A member of Wabash’s Classics Department since 2013, Dr. Wickkiser joined the faculty after serving as an assistant professor in the Department of Classics at Gustavus Adolphus College (2003-07) and in the Department of Classical Studies at Vanderbilt University (2007-13). She earned her B.A. in Latin Language and Literature with High Honors from Oberlin College in 1991, and her master’s (Latin) and Ph.D. (Classics) from the University of Texas in 1996 and 2003, respectively. A member of Phi Beta Kappa, Wickkiser served as an on-site professor in Athens during the spring and fall terms in 2002.
“I am delighted and fully aware that I am standing on the shoulders of Classics giants like Jack Charles, Ted Bedrick, John Fischer, and Joe and Leslie Day," said Wickkiser. “In addition to terrific colleagues, it's the students who make Wabash a particularly rewarding place to work. It's exciting to consider where Wabash is heading, and to be part of a process that changes not only the lives of our students but also those of us fortunate enough to work with them.”
A specialist in ancient Greek history and culture, especially the intersection between religion and medicine, Wickkiser has published a book on the healing god Asclepius and co-edited a volume on Greek cult practice. Dr. Wickkiser’s interests within Classics range widely, from sacred spaces, to the poetry and art of Augustan Rome, to Classical reception. Her current book project examines performance, architecture, and acoustics in Greek sanctuaries as they relate to music therapy.

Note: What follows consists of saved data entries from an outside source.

class GemmDesc(C.Structure):
    _fields_ = [
# ... 71 lines not shown
    "bs_odo_p2p_step": [C.c_void_p, C.c_void_p, C.c_int32, C.c_int32, C.c_int32, C.c_void_p, C.c_void_p, C.c_int32, C.c_double, C.c_double, C.c_void_p,
                        C.c_void_p, C.c_void_p],
    "bs_tsdf_touch": [C.c_void_p, C.c_int32, C.c_int32, C.c_int32, C.c_void_p, C.c_void_p, C.c_double, C.c_double, C.c_void_p, C.c_void_p, C.c_void_p,
                      C.c_int32, C.c_int32, C.c_void_p, C.c_int32, C.c_void_p, C.c_void_p, C.c_void_p],
    "bs_tsdf_integrate": [C.c_void_p, C.c_void_p, C.c_int32, C.c_int32, C.c_void_p, C.c_void_p, C.c_void_p, C.c_void_p, C.c_int32, C.c_void_p, C.c_int32,
                          C.c_int32, C.c_double, C.c_double, C.c_void_p, C.c_void_p],
    "bs_tsdf_extract": [C.c_void_p, C.c_int32, C.c_void_p, C.c_void_p, C.c_int32, C.c_void_p, C.c_int32, C.c_int32, C.c_double, C.c_void_p, C.c_void_p,
                        C.c_void_p, C.c_void_p, C.c_void_p, C.c_void_p],
    "bs_tsdf_mesh": [C.c_void_p, C.c_int32, C.c_void_p, C.c_void_p, C.c_int32, C.c_void_p, C.c_int32, C.c_int32, C.c_double, C.c_void_p, C.c_int32] + [C.c_void_p] * 7,
    "bs_tsdf_raycast": [C.c_void_p, C.c_void_p, C.c_int32, C.c_int32, C.c_int32, C.c_double, C.c_double, C.c_void_p, C.c_void_p, C.c_int32, C.c_void_p,
                        C.c_int32, C.c_int32, C.c_double, C.c_double, C.c_void_p, C.c_void_p, C.c_void_p, C.c_void_p, C.c_void_p],
    "bs_attractor_step": [C.c_void_p] * 4 + [C.c_int32] * 8 + [C.c_void_p],
    "bs_add_resized": [C.c_void_p] * 3 + [C.c_int32] * 7 + [C.c_void_p],
    "bs_mlp2": [C.c_void_p, C.c_int32] + [C.c_void_p] * 5 + [C.c_int32] * 6 + [C.c_void_p],
    "bs_mlp2_add": [C.c_void_p] * 7 + [C.c_int32] * 10 + [C.c_void_p],
    "bs_projector_level": [C.c_void_p] * 10 + [C.c_int32] * 9 + [C.c_void_p],
    "bs_logbinom_depth": [C.c_void_p] * 8 + [C.c_int32] * 5 + [C.c_float, C.c_float, C.c_int32, C.c_void_p],
    "bs_logbinom_depth_ex": [C.c_void_p] * 7 + [C.c_int32] + [C.c_void_p] * 2 + [C.c_int32] * 5 + [C.c_float, C.c_float, C.c_int32, C.c_void_p],
    "bs_small_attention": [C.c_void_p, C.c_void_p, C.c_int32, C.c_int32, C.c_int32, C.c_int32, C.c_void_p],
    "bs_route_argmax": [C.c_void_p, C.c_int32, C.c_void_p, C.c_int32, C.c_void_p],
    "bs_postprocess_depth": [C.c_void_p] * 3 + [C.c_int32] * 6 + [C.c_void_p],
    "bs_cyclepose_im2col": [C.c_void_p] * 3 + [C.c_int32] * 4 + [C.c_void_p],
    "bs_cyclepose_im2col_window": [C.c_void_p] * 3 + [C.c_int32] * 8 + [C.c_void_p],
    "bs_instnorm_relu_nhwc": [C.c_void_p] * 4 + [C.c_int32] * 3 + [C.c_float, C.c_int32, C.c_void_p],
    "bs_avgpool_nhwc": [C.c_void_p, C.c_void_p, C.c_int32, C.c_int32, C.c_int32, C.c_void_p],
    "bs_cyclepose_head": [C.c_void_p] * 12 + [C.c_int32] * 3 + [C.c_void_p],
    "bs_backproject": [C.c_void_p, C.c_int32, C.c_int32, C.c_int32, C.c_void_p, C.c_double, C.c_double] + [C.c_void_p] * 6,
    "bs_pose_chain": [C.c_void_p, C.c_int32, C.c_void_p, C.c_void_p, C.c_void_p],
    "bs_pose_chain_from": [C.c_void_p, C.c_int32, C.c_void_p, C.c_void_p, C.c_void_p],
    "bs_pixel_to_3d": [C.c_void_p, C.c_int64, C.c_void_p, C.c_void_p, C.c_void_p],
# ... 426 lines not shown

def resize_bias_relu_nhwc(x, bias, out, B, Hin, Win, Cch, Hout, Wout, split=False):
    check(load_library().bs_resize_bias_relu_nhwc(p(x), p(bias), p(out), B, Hin, Win, Cch, Hout, Wout, 1 | (2 if split else 0), dt(out), stream_ptr()),
          "bs_resize_bias_relu_nhwc")


def attractor_step(A, bins_prev, bins_out, route, B, Hp, Wp, H, W, groups, n_bins, n_attr):
    check(load_library().bs_attractor_step(p(A), p(bins_prev), p(bins_out), p(route), B, Hp, Wp, H, W, groups, n_bins, n_attr,
                                           stream_ptr()), "bs_attractor_step")


def mlp2(x, ldx, W1, b1, W2, b2, out, M, K1, N1, N2, act2=ACT_SOFTPLUS_FAST):
    check(load_library().bs_mlp2(p(x), ldx, p(W1), p(b1), p(W2), p(b2), p(out), M, K1, N1, N2, act2, dt(x), stream_ptr()), "bs_mlp2")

“Bronwen is able to bring the ancient world to life for our students and she is particularly effective at helping our students see the intersections between the ancient and modern worlds,” said Feller. “Students and colleagues see her as an innovator, one who takes the class out into the community, for example by having her tutorial students participate in rowing to more fully understand a text, and who brings the community into her teaching as she did when she invited local military veterans to a class reading of a play describing the effects of war on young men.”
A passionate proponent of study abroad, Wickkiser enjoys taking students to Greece and Italy. She also enjoys exploring with Wabash students the culture of neoclassicism here in Crawfordsville, from the Lew Wallace Study to war memorials and burial monuments. Currently, she teaches courses on Greek and Latin language and literature, and on the history and culture of Greece.